À l'époque, Bruno Lopez alias Kool Shen travaille encore avec son père dans le BTP tandis que Didier Morville alias Joey Starr squatte à droite à gauche loin du foyer familial dont un père violent l'a expulsé à sa majorité. Ils ne sont alors que deux jeunes de banlieue adeptes du graff, du break et de la culture hip-hop en général sauf le rap, qui est vu comme la chasse gardée des Américains. Les textes s'écrivent à l'abri des regards, jusqu'à ce qu'une opportunité se présente et lance l'aventure...

Une aventure courte, mais intense, qui doit beaucoup au jeu et à l'alchimie évidente de ses deux interprètes : Sandor Funtek en Kool Shen et Théo Christine en Joey Starr. Le duo s'est toujours distingué par une complémentarité à la limite du paradoxe : Funtek incarne parfaitement la tête froide, réfléchie du groupe tandis que Christine reproduit le tempérament d'écorché vif, toujours à deux doigts d'exploser en plein vol, avec un mimétisme tel que vous n'aurez aucun souci à l'imaginer puncher un singe

 

Suprêmes : Photo, Théo Christine, Sandor FuntekLaurel et Hardeur

 

C'est la première grande qualité de Suprêmes : parvenir à retranscrire toute l'énergie et la fougue de l'iconique duo Joey Starr-Kool Shen, même trio avec Dj S mais également de tout leur "posse" : danseurs et danseuse avec Lady V (l'ex-compagne décédée de Kool Shen) jouée par Chloe Lecerf, backeurs, responsable de la "sécurité" au canon scié... l'entourage du groupe remplit l'écran goulûment grâce à l'appétit d'une troupe de jeunes comédiens et il faut presque se retenir de briser le quatrième mur pour rejoindre cette clique de bras cassés.

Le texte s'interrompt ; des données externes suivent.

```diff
-    const uint32_t rank = (uint32_t)__popcll(peers & lt);
-    if (valid && rank == 0) L.wc[wid][d] = (uint32_t)__popcll(peers);
-    __syncthreads();
-    if (valid) {
-      uint32_t pos = L.ls[d] + L.run[d] + rank;
-      for (uint32_t w = 0; w < wid; ++w) pos += L.wc[w][d];
+    const uint32_t r = (valid ? mine[d] : 0u) + (uint32_t)__popcll(peers & lt);
+    R[k] = r;
+    if (valid && (peers >> lane) == 1ull) mine[d] = r + 1u;
+    __builtin_amdgcn_fence(__ATOMIC_ACQ_REL, "wavefront");
+    __builtin_amdgcn_wave_barrier();
+  }
+  __syncthreads();
+  ull v = 0;
+#pragma unroll
+  for (uint32_t j = 0; j < RS_PER; ++j) {
+    const uint32_t d = t * per + j;
+    if (j < per && d < nd) {
+      uint32_t c = 0;
+#pragma unroll
+      for (int w = 0; w < RS_WAVES; ++w) c += L.wc[w][d];
+      v += ((ull)T[j] << 16) + c;
+    }
+  }
+  ull vtot;
+  const ull pre = block_excl_scan<ull, RS_WAVES>(v, &vtot, L.red);
+  uint32_t ls = (uint32_t)(pre & 0xffffu), gs = (uint32_t)(pre >> 16);
+  uint32_t delta[RS_PER];
+#pragma unroll
+  for (uint32_t j = 0; j < RS_PER; ++j) {
+    const uint32_t d = t * per + j;
+    delta[j] = 0;
+    if (j < per && d < nd) {
+      delta[j] = gs + C[j] - ls;
+      gs += T[j];
+#pragma unroll
+      for (int w = 0; w < RS_WAVES; ++w) {
+        const uint32_t c = L.wc[w][d];
+        L.wc[w][d] = ls;
+        ls += c;
+      }
+    }
+  }
+  __syncthreads();
+#pragma unroll
+  for (int k = 0; k < RS_ITEMS; ++k) {
+    if (wbase + k * 64 < (int64_t)n) {
+      const uint32_t pos = mine[(K[k] >> shift) & mask] + R[k];
       L.sk[pos] = K[k];
       L.sv[pos] = V[k];
     }
-    __syncthreads();
-    uint32_t add = 0;
-#pragma unroll
-    for (int w = 0; w < RS_WAVES; ++w) { add += L.wc[w][t]; L.wc[w][t] = 0; }
-    L.run[t] += add;
-    __syncthreads();
-  }
+  }
+  __syncthreads();
+#pragma unroll
+  for (uint32_t j = 0; j < RS_PER; ++j) {
+    const uint32_t d = t * per + j;
+    if (j < per && d < nd) L.wc[0][d] = delta[j];
+  }
+  __syncthreads();
   const uint32_t m = (uint32_t)(((int64_t)n - base) < RS_TILE ? (int64_t)n - base : RS_TILE);
   for (uint32_t i = t; i < m; i += RS_BLK) {
     const uint32_t key = L.sk[i];
-    const uint32_t d = (key >> shift) & mask;
-    const uint32_t pos = L.gb[d] + (i - L.ls[d]);
-    kout[pos] = key;
+    const uint32_t pos = i + L.wc[0][(key >> shift) & mask];
+    if (kout) kout[pos] = key;
     vout[pos] = L.sv[i];
   }
 }
 
 extern "C" {
 
-int64_t sw_radix_tmp_words(int64_t cap) { return 2 * 256 * rs_tiles(cap) + 256 + 8; }
+int64_t sw_radix_tmp_words(int64_t cap) { return RS_D * rs_tiles(cap) + RS_D + 8; }
+
+}
+
+static int rs_sort(const uint32_t* idx, const uint32_t* src, uint32_t* keys, uint32_t* vals, const uint32_t* n_ptr,
+                   int64_t cap, int bits, int min_passes, uint32_t* state, uint32_t* vals_final, bool drop_keys,
+                   hipStream_t s) {
+  if (bits > 32) bits = 32;
+  const unsigned grid = (unsigned)rs_tiles(cap);
+  int passes = (bits + RS_MAXW - 1) / RS_MAXW;
+  if (passes < min_passes) passes = min_passes;
+  int cur = 0, shift = 0;
+  for (int p = 0; p < passes; ++p) {
+    const int db = bits / passes + (p < bits % passes ? 1 : 0);
+    const bool last = p == passes - 1;
+    const uint32_t* ki = keys + (int64_t)cur * cap;
+    const uint32_t* vi = vals + (int64_t)cur * cap;
+    uint32_t* ko = (last && drop_keys) ? nullptr : keys + (int64_t)(1 - cur) * cap;
+    uint32_t* vo = (last && vals_final) ? vals_final : vals + (int64_t)(1 - cur) * cap;
+    if (p == 0 && idx) {
+      k_rs_count<true><<<grid, RS_BLK, 0, s>>>(nullptr, idx, src, n_ptr, shift, db, state, cap);
+      k_rs_offsets<<<((1u << db) + RS_OD - 1) / RS_OD, RS_BLK, 0, s>>>(n_ptr, state, cap, db);
+      k_rs_scatter<true><<<grid, RS_BLK, 0, s>>>(nullptr, idx, src, ko, vo, n_ptr, shift, db, state, cap);
+    } else {
+      k_rs_count<false><<<grid, RS_BLK, 0, s>>>(ki, vi, nullptr, n_ptr, shift, db, state, cap);
+      k_rs_offsets<<<((1u << db) + RS_OD - 1) / RS_OD, RS_BLK, 0, s>>>(n_ptr, state, cap, db);
+      k_rs_scatter<false><<<grid, RS_BLK, 0, s>>>(ki, vi, nullptr, ko, vo, n_ptr, shift, db, state, cap);
+    }
+    shift += db;
+    cur = 1 - cur;
+  }
+  const int rc = (int)hipGetLastError();
+  return rc ? -rc : cur;
+}
+
+extern "C" {
 
 int sw_radix_sort_u32(uint32_t* keys, uint32_t* vals, const uint32_t* n_ptr, int64_t cap, int bits, uint32_t* state,
                       uint32_t* vals_final, hipStream_t s) {
   if (bits <= 0) return 0;
-  if (bits > 32) bits = 32;
-  const unsigned grid = (unsigned)rs_tiles(cap);
-  int cur = 0;
-  const int passes = (bits + 7) / 8;
-  for (int p = 0; p < passes; ++p) {
-    const int db = bits - 8 * p < 8 ? bits - 8 * p : 8;
-    const uint32_t mask = (1u << db) - 1u;
-    const bool last = p == passes - 1;
-    uint32_t* vo = (last && vals_final) ? vals_final : vals + (int64_t)(1 - cur) * cap;
-    k_rs_count<<<grid, RS_BLK, 0, s>>>(keys + (int64_t)cur * cap, n_ptr, 8 * p, mask, state, cap);
-    k_rs_offsets<<<1u << db, RS_BLK, 0, s>>>(n_ptr, state, cap);
-    k_rs_scatter<<<grid, RS_BLK, 0, s>>>(keys + (int64_t)cur * cap, vals + (int64_t)cur * cap,
-                                         keys + (int64_t)(1 - cur) * cap, vo, n_ptr, 8 * p, db, state, cap);
-    cur = 1 - cur;
-  }
-  const int rc = (int)hipGetLastError();
-  return rc ? -rc : cur;
+  return rs_sort(nullptr, nullptr, keys, vals, n_ptr, cap, bits, 1, state, vals_final, false, s);
+}
+
+int sw_radix_sort_gather_u32(const uint32_t* idx, const uint32_t* src, uint32_t* keys, uint32_t* vals,
+                             const uint32_t* n_ptr, int64_t cap, int bits, uint32_t* state, uint32_t* vals_final,
+                             hipStream_t s) {
+  if (!idx || !src || !vals_final) return -(int)hipErrorInvalidValue;
+  if (bits <= 0) return idx == vals_final ? 0 : -(int)hipErrorInvalidValue;
+  const int rc = rs_sort(idx, src, keys, vals, n_ptr, cap, bits, idx == vals_final ? 2 : 1, state, vals_final, true, s);
+  return rc < 0 ? rc : 0;
 }
 
 }
@@ -910,6 +1029,8 @@
   k_ix_prep<<<(unsigned)a.groups, IX_PREP_BLK, 0, s>>>(a);
   const int rc = sw_radix_sort_u32(a.skeys, a.svals, &a.sc->n_sort, cap, SIX_ALT_SORT_BITS + 1, a.rstate, nullptr, s);
   if (rc < 0) return -rc;
+  a.skeys += (int64_t)rc * cap;
+  a.svals += (int64_t)rc * cap;
   k_ix_colscan<<<(unsigned)((a.nk_total + 255) / 256), 256, 0, s>>>(a);
   k_ix_scan<<<SIX_DIMS, IX_SCAN_BLK, 0, s>>>(a);
   k_ix_scatter<<<(unsigned)a.groups, IX_PREP_BLK, 0, s>>>(a);
diff --git a/sitewhere_amd/_native.py b/sitewhere_amd/_native.py
--- a/sitewhere_amd/_native.py
+++ b/sitewhere_amd/_native.py
@@ -313,6 +313,7 @@
         _proto(lib, "sw_seg_aux", c_int32, P, P, P, P, P, c_int64, P, P, c_int64, P)
         _proto(lib, "sw_radix_tmp_words", c_int64, c_int64)
         _proto(lib, "sw_radix_sort_u32", c_int32, P, P, P, c_int64, c_int32, P, P, P)
+        _proto(lib, "sw_radix_sort_gather_u32", c_int32, P, P, P, P, P, c_int64, c_int32, P, P, P)
         _proto(lib, "sw_seg_index_scratch_words", c_int64, c_int64, c_int64)
         _proto(lib, "sw_seg_index_max_bytes", c_int64, c_int64)
         _proto(lib, "sw_seg_index", c_int32, P, P, P, P, P, c_int64, P, c_int64, P, P, c_int64, P, c_int64, P, P,
```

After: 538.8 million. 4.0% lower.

Mais un syndrome Le Hobbit ronge cette clique. On prend plaisir à la suivre sans jamais parvenir à s'attacher aux différents personnages. Ces derniers n'existent finalement que comme membre du groupe, aucune personnalité n'en ressort vraiment et se souvenir ne serait-ce que d'un surnom apparaît comme un défi insurmontable de fin de séance. Une dilution tristounette qui s'insère logiquement dans le trop-plein d'ambitions du film

 

Suprêmes : PhotoLa Horde sauvage

 

Laisse pas traîner ton script

Suprêmes ne se déroule que sur trois ans, mais son programme est suffisamment chargé pour vous faire sentir le poids de plusieurs décennies. Le film cherche ainsi à capter les errances du duo, leurs doutes et leurs conflits intérieurs, même familiaux dans le cas de Joey Starr. Mais il veut également appliquer ce traitement à l'entourage général de NTM, y compris dans le cas de celui qui deviendra leur producteur, Sebastien Farran. 

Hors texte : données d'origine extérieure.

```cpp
int rba_split_linear_nchw_out_gn_f16x3_f32(const float* x, const float* mr, const float* gamma, const float* beta, int G, int relu,
                                           const void* weight_packed, const float* bias, float* out, int64_t M, int N, int K,
                                           int rows_per_image, void* stream);

int rba_conv3x3_nhwc_f32(const float* x, const void* weight_packed, const float* bias, float* out, int B, int H, int W, int C,
                         int N, void* stream);

int rba_conv3x3_nhwc_f16x3_f32(const float* x, const void* weight_packed, const float* bias, float* out, int B, int H, int W, int C,
                               int N, void* stream);

int rba_split_linear_f16x3_gn_moments_f32(const float* x, const void* weight_packed, const float* bias, float* out, int64_t M, int N, int K,
                                          int rows_per_image, int G, float* moments, void* stream);
int rba_conv3x3_nhwc_f16x3_split_in_gn_moments_f32(const void* x_frag, const void* weight_packed, const float* bias, float* out, int B, int H,
                                                   int W, int C, int N, int G, float* moments, void* stream);
int rba_group_norm_nhwc_merge_f32(const float* moments, float* mr, int B, int G, int splits, float eps, void* stream);

int rba_patch_im2col_u8(const uint8_t* image, float* out, int h, int w, int Hp, int Wp, const float* mean, const float* std, void* stream);
int rba_patch_im2col_f32(const float* image, float* out, int h, int w, int Hp, int Wp, const float* mean, const float* std, void* stream);

int rba_gaussian_blur_f32(const float* in, float* out, int H, int W, int kernel_size, float sigma, void* stream);

int rba_quad_mean_f32(const float* v, float* out, int64_t rows, int S, void* stream);
int rba_softmax_drop_last_f32(const float* logits, float* prob, int64_t rows, int K1, void* stream);

int rba_threshold_u8(const float* score, uint8_t* out, int64_t n, float threshold, void* stream);
int rba_morph3x3_u8(const uint8_t* in, uint8_t* out, int H, int W, int dilate, void* stream);
int rba_ccl4_roots_i32(const uint8_t* mask, int32_t* roots, int H, int W, void* stream);

int rba_bn_relu_conv1x1_f32(const float* x, const float* scale, const float* shift, const float* weight, const float* bias, float* out,
                            int B, int C, int O, int64_t P, void* stream);
int rba_resample_bilinear_ac_f32(const float* x, float* out, int C, int h, int w, int H, int W, void* stream);

typedef struct {
  const float* x_add;
  const void* packed;
  const float* bias;
  float* out;
  int N;
  int ld_out;
  int act;
} rba_token_linear_problem;
int rba_token_linear_pack_f16x2(const float* weight, void* packed, int N, int K, void* stream);
int rba_token_linear_f32(const float* x, const float* x_add, const void* packed, const float* bias, const float* residual,
                         const float* ln_weight, const float* ln_bias, float ln_eps, float* out, int64_t M, int N, int K, int act,
                         void* stream);
int rba_token_linear_multi_f32(const float* x, const rba_token_linear_problem* problems, int n_problems, int64_t M, int K, void* stream);

#ifdef __cplusplus
}
#endif
#endif
```

### rba_amd/_lib.py

```python
import ctypes
import os

_HERE = os.path.dirname(os.path.abspath(__file__))
LIB_PATH = os.environ.get("RBA_HIP_LIB") or os.path.join(_HERE, "csrc", "librba_hip.so")
KNOBS_LIB_PATH = os.path.join(_HERE, "csrc", "librba_hip_knobs.so")

_c_f32p = ctypes.c_void_p
_i = ctypes.c_int
_i64 = ctypes.c_int64
_vp = ctypes.c_void_p

SIGNATURES = {
    "rba_hip_version": [],
    "rba_set_concurrent_streams": [_i],
    "rba_reduce_f32": [_vp, _vp, _vp, _vp, _vp, _i, _i, _i64, _i, _vp],
    "rba_reduce_ws_f32": [_vp, _vp, _vp, _vp, _vp, _i, _i, _i64, _i, _vp, _vp],
    "rba_reduce_up4_f32": [_vp, _vp, _vp, _vp, _vp, _i, _i, _i, _i, _i, _i, _i, _vp],
    "rba_resample_bilinear_f32": [_vp, _vp, _vp, _i, _i, _i, _i, _i, _vp],
    "rba_ms_deform_attn_fwd_f32": [_vp, _vp, _vp, _vp, _vp, _vp, _i, _i, _i, _i, _i, _i, _i, _vp],
    "rba_ms_deform_attn_fwd_f64": [_vp, _vp, _vp, _vp, _vp, _vp, _i, _i, _i, _i, _i, _i, _i, _vp],
    "rba_ms_deform_attn_bwd_f32": [_vp, _vp, _vp, _vp, _vp, _vp, _vp, _vp, _vp, _i, _i, _i, _i, _i, _i, _i, _vp],
    "rba_ms_deform_attn_bwd_f64": [_vp, _vp, _vp, _vp, _vp, _vp, _vp, _vp, _vp, _i, _i, _i, _i, _i, _i, _i, _vp],
    "rba_msda_prepare_f32": [_vp, _vp, _vp, _vp, _vp, _i64, _i, _i, _i, _vp],
    "rba_resample_bilinear_nhwc_gn_f32": [_vp, _vp, _vp, _vp, _i, _vp, _vp, _vp, _vp, _vp, _i, _i, _i, _i, _i, _i, _i, _i64, _vp],
    "rba_group_norm_nhwc_stats_f32": [_vp, _vp, _vp, _i, _i, _i, _i, ctypes.c_float, _vp],
    "rba_msda_fused_f32": [_vp, _vp, _vp, _vp, _vp, _vp, _i, _i, _i, _i, _i, _i, _i, _vp],
    "rba_masked_xattn_workspace_bytes": [_i, _i, _i, _i],
    "rba_masked_xattn_f32": [_vp, _vp, _vp, _vp, _vp, _vp, _i, _i, _i, _i, _i, _vp],
    "rba_mask_logits_f32": [_vp, _vp, _vp, _i, _i, _i, _i64, _vp],
    "rba_mask_logits_f16x3_f32": [_vp, _vp, _vp, _i, _i, _i, _i64, _vp],
    "rba_swin_window_attn_f32": [_vp, _vp, _vp, _vp, _vp, _i, _i, _i, _i, _i, _i, _i, _vp],
    "rba_swin_window_attn_split_out_f32": [_vp, _vp, _vp, _vp, _i, _i, _i, _i, _i, _i, _i, _vp],
    "rba_swin_bias_fragments_elems": [_i, _i],
    "rba_swin_attn_block_supported": [_i, _i],
    "rba_swin_attn_block_weight_bytes": [_i],
    "rba_swin_attn_qkv_supported": [_i, _i],
    "rba_swin_attn_qkv_split_out_f32": [_vp, _vp, _vp, _vp, ctypes.c_float, _vp, _vp, _vp, _i, _i, _i, _i, _i, _i, _vp],
    "rba_swin_attn_block_pack_f32": [_vp, _vp, _vp, _i, _vp],
    "rba_swin_attn_block_f32": [_vp, _vp, _vp, _vp, ctypes.c_float, _vp, _vp, _vp, _vp, _vp, _vp, ctypes.c_float, _i, _i, _i, _i, _i, _i, _vp],
    "rba_swin_bias_fragments_f32": [_vp, _vp, _i, _i, _vp],
    "rba_skinny_linear_f32": [_vp, _vp, _vp, _vp, _i, _i, _i, _i, _vp],
    "rba_skinny_linear_add_f32": [_vp, _vp, _i, _vp, _vp, _vp, _i, _i, _i, _i, _i, _vp],
    "rba_split_weight_bf16x3": [_vp, _vp, _i, _i, _vp],
    "rba_split_linear_f32": [_vp, _vp, _vp, _vp, _i64, _i, _i, _i, _vp],
    "rba_split_weight_f16x2": [_vp, _vp, _i, _i, _vp],
    "rba_split_linear_f16x3_f32": [_vp, _vp, _vp, _vp, _i64, _i, _i, _i, _vp],
    "rba_split_linear_f16x3_res_f32": [_vp, _vp, _vp, _vp, _vp, _i64, _i, _i, _vp],
    "rba_split_linear_f16x3_frag_f32": [_vp, _vp, _vp, _vp, _vp, _i64, _i, _i, _i, _vp],
    "rba_swin_mlp_fused_f16x3_f32": [_vp, _vp, _vp, _vp, _vp, _vp, _vp, _i64, _i, _i, _vp],
    "rba_swin_mlp_fused_ln_f16x3_f32": [_vp, _vp, _vp, ctypes.c_float, _vp, _vp, _vp, _vp, _i64, _i, _i, _vp],
    "rba_split_linear_f16x3_gelu_split_out": [_vp, _i, _vp, _vp, _vp, _i64, _i, _i, _vp],
    "rba_split_linear_nchw_out_f32": [_vp, _vp, _vp, _vp, _i64, _i, _i, _i, _vp],
    "rba_split_linear_nchw_out_f16x3_f32": [_vp, _vp, _vp, _vp, _i64, _i, _i, _i, _vp],
    "rba_split_linear_f16x3_gn_moments_f32": [_vp, _vp, _vp, _vp, _i64, _i, _i, _i, _i, _vp, _vp],
    "rba_conv3x3_nhwc_f16x3_split_in_gn_moments_f32": [_vp, _vp, _vp, _vp, _i, _i, _i, _i, _i, _i, _vp, _vp],
    "rba_group_norm_nhwc_merge_f32": [_vp, _vp, _i, _i, _i, ctypes.c_float, _vp],
    "rba_split_linear_nchw_out_gn_f16x3_f32": [_vp, _vp, _vp, _vp, _i, _i, _vp, _vp, _vp, _i64, _i, _i, _i, _vp],
    "rba_conv3x3_nhwc_f32": [_vp, _vp, _vp, _vp, _i, _i, _i, _i, _i, _vp],
    "rba_conv3x3_nhwc_f16x3_f32": [_vp, _vp, _vp, _vp, _i, _i, _i, _i, _i, _vp],
    "rba_conv3x3_nhwc_f16x3_split_in_f32": [_vp, _vp, _vp, _vp, _i, _i, _i, _i, _i, _vp],
    "rba_resample_bilinear_nhwc_split_out_f32": [_vp, _vp, _vp, _i, _i, _i, _i, _i, _i64, _vp],
    "rba_patch_im2col_u8": [_vp, _vp, _i, _i, _i, _i, _vp, _vp, _vp],
    "rba_patch_im2col_f32": [_vp, _vp, _i, _i, _i, _i, _vp, _vp, _vp],
    "rba_group_norm_nhwc_workspace_bytes": [_i, _i, _i, _i],
    "rba_group_norm_nhwc_f32": [_vp, _vp, _vp, _vp, _vp, _i, _i, _i, _i, ctypes.c_float, _i, _vp],
    "rba_resample_bilinear_nhwc_f32": [_vp, _vp, _vp, _i, _i, _i, _i, _i, _vp],
    "rba_bn_relu_conv1x1_f32": [_vp, _vp, _vp, _vp, _vp, _vp, _i, _i, _i, _i64, _vp],
    "rba_resample_bilinear_ac_f32": [_vp, _vp, _i, _i, _i, _i, _i, _vp],
    "rba_gaussian_blur_f32": [_vp, _vp, _i, _i, _i, ctypes.c_float, _vp],
    "rba_quad_mean_f32": [_vp, _vp, _i64, _i, _vp],
    "rba_softmax_drop_last_f32": [_vp, _vp, _i64, _i, _vp],
    "rba_threshold_u8": [_vp, _vp, _i64, ctypes.c_float, _vp],
    "rba_morph3x3_u8": [_vp, _vp, _i, _i, _i, _vp],
    "rba_ccl4_roots_i32": [_vp, _vp, _i, _i, _vp],
    "rba_add_layer_norm_f32": [_vp, _vp, _vp, _vp, _vp, _vp, _vp, _i64, _i, ctypes.c_float, _vp],
    "rba_add_layer_norm_frag_f32": [_vp, _vp, _vp, _vp, _vp, _vp, _vp, _i64, _i, ctypes.c_float, _vp],
    "rba_merge_layer_norm_f32": [_vp, _vp, _vp, _vp, _i, _i, _i, _i, ctypes.c_float, _vp],
    "rba_group_norm_workspace_bytes": [_i, _i, _i, _i],
    "rba_group_norm_f32": [_vp, _vp, _vp, _vp, _vp, _i, _i, _i, _i, ctypes.c_float, _i, _vp],
    "rba_token_linear_pack_f16x2": [_vp, _vp, _i, _i, _vp],
    "rba_token_linear_f32": [_vp, _vp, _vp, _vp, _vp, _vp, _vp, ctypes.c_float, _vp, _i64, _i, _i, _i, _vp],
    "rba_token_linear_multi_f32": [_vp, _vp, _i, _i64, _i, _vp],
}

class TokenLinearProblem(ctypes.Structure):
    _fields_ = [("x_add", ctypes.c_void_p), ("packed", ctypes.c_void_p), ("bias", ctypes.c_void_p), ("out", ctypes.c_void_p),
                ("N", ctypes.c_int), ("ld_out", ctypes.c_int), ("act", ctypes.c_int)]


EXPECTED_ABI = 191

_lib = None


class RbaHipError(RuntimeError):
    pass


def load():
    global _lib
    if _lib is not None:
        return _lib
    _lib = _open(LIB_PATH)
    return _lib


_handles = {}


def _open(path):
    if path in _handles:
        return _handles[path]
    import torch
    if not os.path.exists(path):
        raise RbaHipError(
            f"{path} not found: build it with `python -m rba_amd.csrc.build` (hipcc --offload-arch=gfx950; --knobs for the knobs build). "
            "rba_amd has no CPU or PyTorch fallback for its HIP kernels.")
    lib = ctypes.CDLL(path)
    for name, argtypes in SIGNATURES.items():
        try:
            fn = getattr(lib, name)
        except AttributeError as e:
            raise RbaHipError(f"{path} does not export {name}; rebuild it") from e
        fn.argtypes = argtypes
        fn.restype = ctypes.c_int64 if name.endswith(("_bytes", "_elems")) else ctypes.c_int
    abi = int(lib.rba_hip_version())
    if abi != EXPECTED_ABI:
        raise RbaHipError(f"{path} has ABI version {abi}, these bindings are written for {EXPECTED_ABI}; rebuild it "
                          "(python -m rba_amd.csrc.build)")
    _handles[path] = lib
    return lib


class use_library:

    def __init__(self, path):
        self.path = path

    def __enter__(self):
        global _lib
        self.prev = _lib
        _lib = _open(self.path)
        return _lib

    def __exit__(self, *exc):
        global _lib
# ... 26 lines not shown
```

### rba_amd/csrc/build.py

```python
import os
import subprocess
import sys
from concurrent.futures import ThreadPoolExecutor

HERE = os.path.dirname(os.path.abspath(__file__))
SOURCES = ["rba_reduce.hip", "resample.hip", "ms_deform_attn.hip", "ms_deform_attn_bwd.hip", "masked_xattn.hip", "mask_logits.hip",
           "swin_window_attn.hip", "swin_attn_block.hip", "group_norm.hip", "layer_norm.hip", "skinny_linear.hip", "split_linear.hip", "split_linear_dma.hip", "split_linear_gnf.hip", "gaussian_blur.hip", "open_panoptic.hip", "dense_hybrid.hip", "patch_embed.hip", "token_linear.hip", "decoder_small.hip"]
HEADERS = ["common.h", "knobs.h", "rba_reduce_kernels.h", "split_linear_dma.h", "split_linear_h3.h", "split_linear_h3q.h", "mlp_fused_h3.h", "swin_window_attn_h3.h", "swin_attn_block.h",
           os.path.join("..", "..", "include", "rba_hip.h")]
TUNE_SOURCES = [os.path.join("tune", "rba_reduce_tune.hip"), os.path.join("tune", "split_linear_tune.hip"), os.path.join("tune", "split_linear_ws.hip"), os.path.join("tune", "mlp_fused_h1.hip"), os.path.join("tune", "k5_timing.hip"), os.path.join("tune", "k5_wpe_ab.hip"), os.path.join("tune", "k5_wpe_plain.hip"), os.path.join("tune", "k5_persist.hip"), os.path.join("tune", "k7_timing.hip")] + [os.path.join("tune", f"gnf_form{f}_dbg{d}.hip") for f in (0, 1) for d in (0, 1)] + [os.path.join("tune", "gnf_form0_dbg1_unpacked.hip"), os.path.join("tune", "gnf_form1_dbg0_unpacked.hip")]
TUNE_LIB = os.path.join(HERE, "tune", "librba_tune.so")
LIB = os.path.join(HERE, "librba_hip.so")
KNOBS_LIB = os.path.join(HERE, "librba_hip_knobs.so")
KNOBS = ["-DRBA_TUNE_KNOBS"]
OBJ = os.path.join(HERE, "build")
HIPCC = os.environ.get("HIPCC", "/opt/rocm/bin/hipcc")
FLAGS = ["--offload-arch=gfx950", "-O3", "-std=c++17", "-fPIC", "-ffp-contract=fast", "-Wno-unused-result"]
NO_PACKED_FP32 = ["-Xclang", "-target-feature", "-Xclang", "-packed-fp32-ops"]
MFMA_SOURCES = ({"split_linear.hip", "split_linear_dma.hip", "mask_logits.hip", "masked_xattn.hip", "skinny_linear.hip"}
                if os.environ.get("RBA_NO_PACKED_FP32") == "1" else set())
UNPACKED_ALWAYS = {"split_linear_gnf.hip", "ms_deform_attn_bwd.hip"}
UNPACKED_SOURCES = MFMA_SOURCES | UNPACKED_ALWAYS


def _run(cmd):
    r = subprocess.run(cmd, cwd=HERE, stderr=subprocess.PIPE, text=True)
    err = "\n".join(ln for ln in r.stderr.splitlines() if "not a recognized feature for this target" not in ln)
    if err.strip():
        print(err, file=sys.stderr, flush=True)
    if r.returncode:
        raise subprocess.CalledProcessError(r.returncode, cmd)


def _stale(target, deps) -> bool:
    if not os.path.exists(target):
        return True
    t = os.path.getmtime(target)
    return any(os.path.getmtime(d) > t for d in deps)


def stale() -> bool:
    return _stale(LIB, [os.path.join(HERE, f) for f in SOURCES + HEADERS])
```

Plus largement, Suprêmes se veut aussi une photographie instantanée de son époque, avec la montée en puissance du rap en France mise en parallèle avec le phénomène des violences policières au sein des banlieues défavorisées, leur systématisme comme leur impunité. Un programme ambitieux dont on ne peut que louer les vertus théoriques là où le résultat pratique pêche par indigestion programmatique

 

Suprêmes : Photo, Sandor FuntekStraight outta Saint-Denis

 

À vouloir trop en faire, Suprêmes s'embourbe et tente de rattacher les wagons plus maladroitement qu'une caravane d'aveugles. Il en résulte des conflits et des évolutions qui apparaissent ex-nihilo au détour d'une réplique pour ne plus jamais ressortir dans le film. Alors que Joey Starr et Kool Shen s'engueulent, on apprend que les danseurs aussi en ont gros sur la patate parce que Lady V serait pistonnée par la présence de son mec. 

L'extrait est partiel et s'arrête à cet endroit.